◆ **DATA SUPPLIED**:
typedef struct x265amd_intra_nxn_job
{
    x265amd_intra_tu_job tmpl[4];
    uint64_t pred_dst[4], layer_dst[4];
    uint64_t lambda, lambda2, psy_scale;
    uint64_t frac_start[4];
    uint32_t scan_frac;
    uint32_t slot_pixels, slot_coeffs;
    uint8_t left_mode[2], above_mode[2];
    uint8_t ctx[X265AMD_CTX_STRIDE];
    uint8_t max_cand, do_chroma;
    uint8_t num_units, unit_log2;
    uint8_t no_picture;
    uint8_t pick_sa8d;
    uint8_t reserved[2];
    x265amd_intra_tu_job ctmpl[2];
    uint64_t crecon_dst[2];
    uint64_t recon_dst[4];
    uint64_t levels_dst, clevels_dst;
    uint64_t chain;
    uint64_t peer;
    uint64_t cu_out;
    uint64_t peer_recon[3];
    uint64_t win_dst[3];
    uint64_t chain_token;
    uint8_t chain_role;
    uint8_t chain_first;
    uint8_t mode_src[4];
    uint8_t chain_index;
    uint8_t reserved2;
    int64_t rdoq_lambda2[3];
    int32_t rdoq_lambda[3];
    int32_t psy_rdoq_scale;
    uint8_t rdoq_level;
    uint8_t rdoq_tu_depth;
    uint8_t rdoq_general;
    uint8_t reserved3[5];
} x265amd_intra_nxn_job;
typedef struct x265amd_intra_chain { uint64_t seq, frac; uint8_t ctx[X265AMD_CTX_STRIDE]; uint8_t mode[4][4]; } x265amd_intra_chain;
typedef struct x265amd_intra_nxn_out
{
    uint8_t mode[4], num_cand[4]; x265amd_tu_result res[4]; int16_t levels[4][16];
    uint32_t psy_energy;
    uint32_t res_energy;
    uint32_t chroma_best, chroma_reserved;
    x265amd_tu_result cres[2];
    int16_t clevels[2][16];
} x265amd_intra_nxn_out;
typedef struct x265amd_intra_peer
{
    x265amd_intra_nxn_out out; uint64_t ready;
    uint8_t fctx[X265AMD_CTX_STRIDE]; uint64_t ffrac, fmv;
} x265amd_intra_peer;
typedef struct x265amd_intra_cu8_result
{
    uint64_t rd_cost, frac_bits;
    uint64_t other_cost;
    uint32_t total_bits, mv_bits, coeff_bits, psy_energy, res_energy, luma_dist, chroma_dist;
    uint32_t status;
    uint8_t part_size;
    uint8_t chroma_dir;
    uint8_t cbf_u, cbf_v, luma_dir[4], cbf_y[4], reserved[4];
    uint8_t ctx[X265AMD_CTX_STRIDE];
    int16_t levels[96];
} x265amd_intra_cu8_result;
int x265amd_intra_nxn(void* stream, const x265amd_intra_nxn_job* d_job, x265amd_intra_nxn_out* d_out);
int x265amd_intra_nxn_list(void* stream, const x265amd_intra_nxn_job* d_jobs, int n, size_t stride_bytes, x265amd_intra_nxn_out* d_out);

int x265amd_tu_chain_rdoq(void* stream, const x265amd_tu_job* d_jobs, const x265amd_tu_rdoq* d_rdoq, int n, x265amd_tu_result* d_out);
void x265amd_rdoq_lambda(int qpScaled, int64_t* lambda2, int32_t* lambda);

void x265amd_entropy_reset(int sliceType, int qp, uint8_t* ctx);
typedef struct x265amd_est_job { uint64_t ctx, est; uint8_t log2_tr_size, is_luma, reserved[6]; } x265amd_est_job;
int x265amd_est_bit(void* stream, const x265amd_est_job* d_jobs, int n);
typedef struct x265amd_coeff_bits_job
{
    uint64_t coeff, ctx_in, ctx_out;
    uint8_t log2_tr_size, ttype, intra, dir_mode, sign_hide, reserved[3];
} x265amd_coeff_bits_job;
int x265amd_coeff_bits(void* stream, const x265amd_coeff_bits_job* d_jobs, int n, uint64_t* d_bits);
int x265amd_coeff_bits_wave(void* stream, const x265amd_coeff_bits_job* d_jobs, int n, uint64_t* d_bits);
typedef struct x265amd_intra_cu_bits_job
{
    uint8_t ctx[X265AMD_CTX_STRIDE];
    uint64_t frac_bits;
    uint8_t log2_cu, nxn, code_part_size, inter_slice, skip_ctx, sign_hide, chroma_dir, cbf_u, cbf_v;
    uint8_t subdiv_flag;
    uint8_t reserved[2];
    uint8_t luma_dir[4], cbf_y[4], preds[4][3];
    uint64_t lev_y[4], lev_u, lev_v;
} x265amd_intra_cu_bits_job;
typedef struct x265amd_intra_cu_bits_out { uint8_t ctx[X265AMD_CTX_STRIDE]; uint64_t frac_bits, mv_frac, skip_frac; } x265amd_intra_cu_bits_out;
int x265amd_intra_cu_bits(void* stream, const x265amd_intra_cu_bits_job* d_jobs, int n, x265amd_intra_cu_bits_out* d_out);
void x265amd_est_bit_host(const uint8_t* ctx, int log2TrSize, int isLuma, int32_t* est);
uint64_t x265amd_code_coeff_bits(const int16_t* coeff, int log2TrSize, int ttype, int bIntra, int dirMode, int signHide, uint8_t* ctx);
uint32_t x265amd_transform_tu_rdoq(const x265amd_pixel* fenc, intptr_t fencStride, const int16_t* resi, intptr_t resiStride, int16_t* coeff,
                                   int log2TrSize, int ttype, int bIntra, int dirMode, int sliceType, int qpScaled, int signHide,
                                   int tuDepth, int rdoqLevel, int psyRdoqScale, const int32_t* est);

uint32_t x265amd_transform_tu(const x265amd_pixel* fenc, intptr_t fencStride, const int16_t* resi, intptr_t resiStride, int16_t* coeff,
                              int log2TrSize, int ttype, int bIntra, int dirMode, int sliceType, int qpScaled, int signHide);
void x265amd_invtransform_tu(int16_t* resi, intptr_t resiStride, const int16_t* coeff, int log2TrSize, int ttype, int bIntra, int qpScaled, uint32_t numSig);

typedef struct x265amd_intra_job
{
    uint64_t recon;
    uint64_t fenc;
    uint64_t avail;
    int32_t recon_stride, fenc_stride;
    uint8_t log2_tr_size;
    uint8_t strong_smoothing;
    uint8_t reserved[6];
} x265amd_intra_job;

int x265amd_intra_scan(void* stream, const x265amd_intra_job* d_jobs, int n, int32_t* d_sa8d, x265amd_pixel* d_neighbours);

typedef struct x265amd_weight { int16_t w, o; uint8_t denom, present; } x265amd_weight;
typedef struct x265amd_mc_job
{
    uint64_t dst_y, dst_u, dst_v;
    int32_t dst_stride, dst_cstride;
    int16_t x, y;
    int16_t cu_x, cu_y;
    uint8_t w, h;
    int8_t ref0, ref1;
    int16_t mv0[2], mv1[2];
    uint8_t slice_type;
    uint8_t flags;
    struct { int16_t w, o; uint8_t denom, present; } wp[2][3];
    uint8_t metric;
    uint8_t chroma_cost;
    uint8_t reserved[4];
} x265amd_mc_job;

int x265amd_motion_compensation(void* stream, const uint64_t* d_planes, intptr_t stride, intptr_t cstride, int pic_w, int pic_h,
                                const x265amd_mc_job* d_jobs, int n);

int x265amd_inter_cost(void* stream, const uint64_t* d_planes, intptr_t stride, intptr_t cstride, int pic_w, int pic_h,
                       const x265amd_mc_job* d_jobs, int n, const uint64_t* d_fenc_planes, intptr_t fenc_stride, intptr_t fenc_cstride,
                       uint32_t* d_cost);

int x265amd_extend_pic_border(void* stream, x265amd_pixel* d_pic, intptr_t stride, int width, int height, int marginX, int marginY);
int x265amd_extend_border_rows(void* stream, x265amd_pixel* d_pic, intptr_t stride, int width, int height, int marginX, int marginY, int y_begin, int y_end);
int x265amd_extend_border_band(void* stream, x265amd_pixel* d_pic, intptr_t stride, int width, int height, int marginX, int marginY, int y_begin, int y_end,
                               int x_begin, int x_end, int left, int right);
int x265amd_extend_border_band_420(void* stream, x265amd_pixel* d_y, x265amd_pixel* d_u, x265amd_pixel* d_v, intptr_t stride, intptr_t cstride, int width, int height,
                                   int marginX, int marginY, int y_begin, int y_end, int x_begin, int x_end, int left, int right);
int x265amd_weight_plane(void* stream, const x265amd_pixel* d_src, x265amd_pixel* d_dst, intptr_t stride, int width, int height,
                         int marginX, int marginY, int inputWeight, int inputOffset, int log2WeightDenom);

#ifndef X265AMD_SURFACE_DEFINED
#define X265AMD_SURFACE_DEFINED
typedef struct x265amd_surface {
    const void* planes[3];
    int32_t stride[3];
    int32_t bitDepth;
    int32_t layout;
    int32_t clipMin, clipMax;
    int32_t reserved;
} x265amd_surface;
#endif
int x265amd_ingest_picture(void* stream, const x265amd_surface* d_src, int srcW, int srcH,
                           x265amd_pixel* d_pic , int W, int H, int marginX, int marginY);
int x265amd_ingest_model(const x265amd_surface* src, int srcW, int srcH, x265amd_pixel* pic, int W, int H, int marginX, int marginY);

#define X265AMD_DB_INTRA 1
#define X265AMD_DB_CBF 2
#define X265AMD_DB_BYPASS 4
#define X265AMD_DB_TU_LEFT 8
#define X265AMD_DB_PU_LEFT 16
#define X265AMD_DB_TU_TOP 32
#define X265AMD_DB_PU_TOP 64
typedef struct x265amd_slice_info x265amd_slice_info;
typedef struct x265amd_mvpred_info x265amd_mvpred_info;
typedef struct x265amd_cu_unit x265amd_cu_unit;
typedef struct x265amd_mv_unit x265amd_mv_unit;
typedef struct x265amd_deblock_unit { uint8_t flags; int8_t qp; int8_t ref[2]; int16_t mv[2][2]; } x265amd_deblock_unit;
int x265amd_deblock_picture(void* stream, x265amd_pixel* d_y, x265amd_pixel* d_u, x265amd_pixel* d_v, intptr_t stride, intptr_t cstride,
                            int width, int height, const x265amd_deblock_unit* d_units, int betaOffsetDiv2, int tcOffsetDiv2,
                            int cbQpOffset, int crQpOffset, int bypassEnabled, int passes);

int x265amd_deblock_rows(void* stream, x265amd_pixel* d_y, x265amd_pixel* d_u, x265amd_pixel* d_v, intptr_t stride, intptr_t cstride,
                         int width, int height, const x265amd_deblock_unit* d_units, int betaOffsetDiv2, int tcOffsetDiv2,
                         int cbQpOffset, int crQpOffset, int bypassEnabled, int passes, int y4_begin, int y4_end);
int x265amd_deblock_rows_cols(void* stream, x265amd_pixel* d_y, x265amd_pixel* d_u, x265amd_pixel* d_v, intptr_t stride, intptr_t cstride,
                              int width, int height, const x265amd_deblock_unit* d_units, int betaOffsetDiv2, int tcOffsetDiv2,
                              int cbQpOffset, int crQpOffset, int bypassEnabled, int passes, int y4_begin, int y4_end, int ctu_col_begin, int ctu_col_end);

int x265amd_deblock_units(const x265amd_slice_info* si, const x265amd_mvpred_info* info, const x265amd_cu_unit* units, const x265amd_mv_unit* motion,
                          x265amd_deblock_unit* out);
int x265amd_deblock_units_rows(const x265amd_slice_info* si, const x265amd_mvpred_info* info, const x265amd_cu_unit* units, const x265amd_mv_unit* motion,
                               x265amd_deblock_unit* out, int y4_begin, int y4_end);
int x265amd_deblock_units_rect(const x265amd_slice_info* si, const x265amd_mvpred_info* info, const x265amd_cu_unit* units, const x265amd_mv_unit* motion,
                               x265amd_deblock_unit* out, int y4_begin, int y4_end, int x4_begin, int x4_end);

typedef struct x265amd_sao_ctu
{
    int8_t type[2];
    uint8_t band_pos[3];
    int8_t offset[3][4];
    uint8_t reserved[3];
} x265amd_sao_ctu;
int x265amd_sao_stats(void* stream, const uint64_t rec_planes[3], const uint64_t fenc_planes[3], intptr_t stride, intptr_t cstride,
                      int width, int height, int32_t* d_count, int32_t* d_offset_org);
int x265amd_sao_apply(void* stream, const uint64_t src_planes[3], const uint64_t dst_planes[3], intptr_t stride, intptr_t cstride,
                      int width, int height, const x265amd_sao_ctu* d_params);
int x265amd_sao_stats_rows(void* stream, const uint64_t rec_planes[3], const uint64_t fenc_planes[3], intptr_t stride, intptr_t cstride,
                           int width, int height, int32_t* d_count, int32_t* d_offset_org, int ctu_row_begin, int ctu_row_end);
int x265amd_sao_apply_rows(void* stream, const uint64_t src_planes[3], const uint64_t dst_planes[3], intptr_t stride, intptr_t cstride,
                           int width, int height, const x265amd_sao_ctu* d_params, int ctu_row_begin, int ctu_row_end);
int x265amd_sao_stats_rows_cols(void* stream, const uint64_t rec_planes[3], const uint64_t fenc_planes[3], intptr_t stride, intptr_t cstride,
                                int width, int height, int32_t* d_count, int32_t* d_offset_org, int ctu_row_begin, int ctu_row_end, int ctu_col_begin, int ctu_col_end);
int x265amd_sao_apply_rows_cols(void* stream, const uint64_t src_planes[3], const uint64_t dst_planes[3], intptr_t stride, intptr_t cstride,
                                int width, int height, const x265amd_sao_ctu* d_params, int ctu_row_begin, int ctu_row_end, int x_begin, int x_end);
enum { X265AMD_SAO_NON_DEBLOCK = 1, X265AMD_SAO_EO01_ONLY = 2 };
int x265amd_sao_stats_opt(void* stream, const uint64_t rec_planes[3], const uint64_t fenc_planes[3], intptr_t stride, intptr_t cstride,
                          int width, int height, int32_t* d_count, int32_t* d_offset_org, int flags);
int x265amd_sao_stats_opt_rows(void* stream, const uint64_t rec_planes[3], const uint64_t fenc_planes[3], intptr_t stride, intptr_t cstride,
                               int width, int height, int32_t* d_count, int32_t* d_offset_org, int flags, int ctu_row_begin, int ctu_row_end);
int x265amd_sao_stats_opt_rows_cols(void* stream, const uint64_t rec_planes[3], const uint64_t fenc_planes[3], intptr_t stride, intptr_t cstride,
                                    int width, int height, int32_t* d_count, int32_t* d_offset_org, int flags, int ctu_row_begin, int ctu_row_end, int ctu_col_begin, int ctu_col_end);
int x265amd_sao_stats_pre(void* stream, const uint64_t rec_planes[3], const uint64_t fenc_planes[3], intptr_t stride, intptr_t cstride,
                          int width, int height, int32_t* d_pre_count, int32_t* d_pre_offset_org);
int x265amd_sao_stats_pre_rows(void* stream, const uint64_t rec_planes[3], const uint64_t fenc_planes[3], intptr_t stride, intptr_t cstride,
                               int width, int height, int32_t* d_pre_count, int32_t* d_pre_offset_org, int ctu_row_begin, int ctu_row_end);
int x265amd_sao_stats_model(const void* const rec_planes[3], const void* const fenc_planes[3], const void* const pre_planes[3], intptr_t stride, intptr_t cstride,
                            int width, int height, int flags, int32_t* pre_count, int32_t* pre_offset_org, int32_t* count, int32_t* offset_org);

◆ **TASK GOAL**: Go through the records above, find each line with the string "fencStride", and copy it.

◆ **EXPECTED ANSWER**:
uint32_t x265amd_transform_tu_rdoq(const x265amd_pixel* fenc, intptr_t fencStride, const int16_t* resi, intptr_t resiStride, int16_t* coeff,
uint32_t x265amd_transform_tu(const x265amd_pixel* fenc, intptr_t fencStride, const int16_t* resi, intptr_t resiStride, int16_t* coeff,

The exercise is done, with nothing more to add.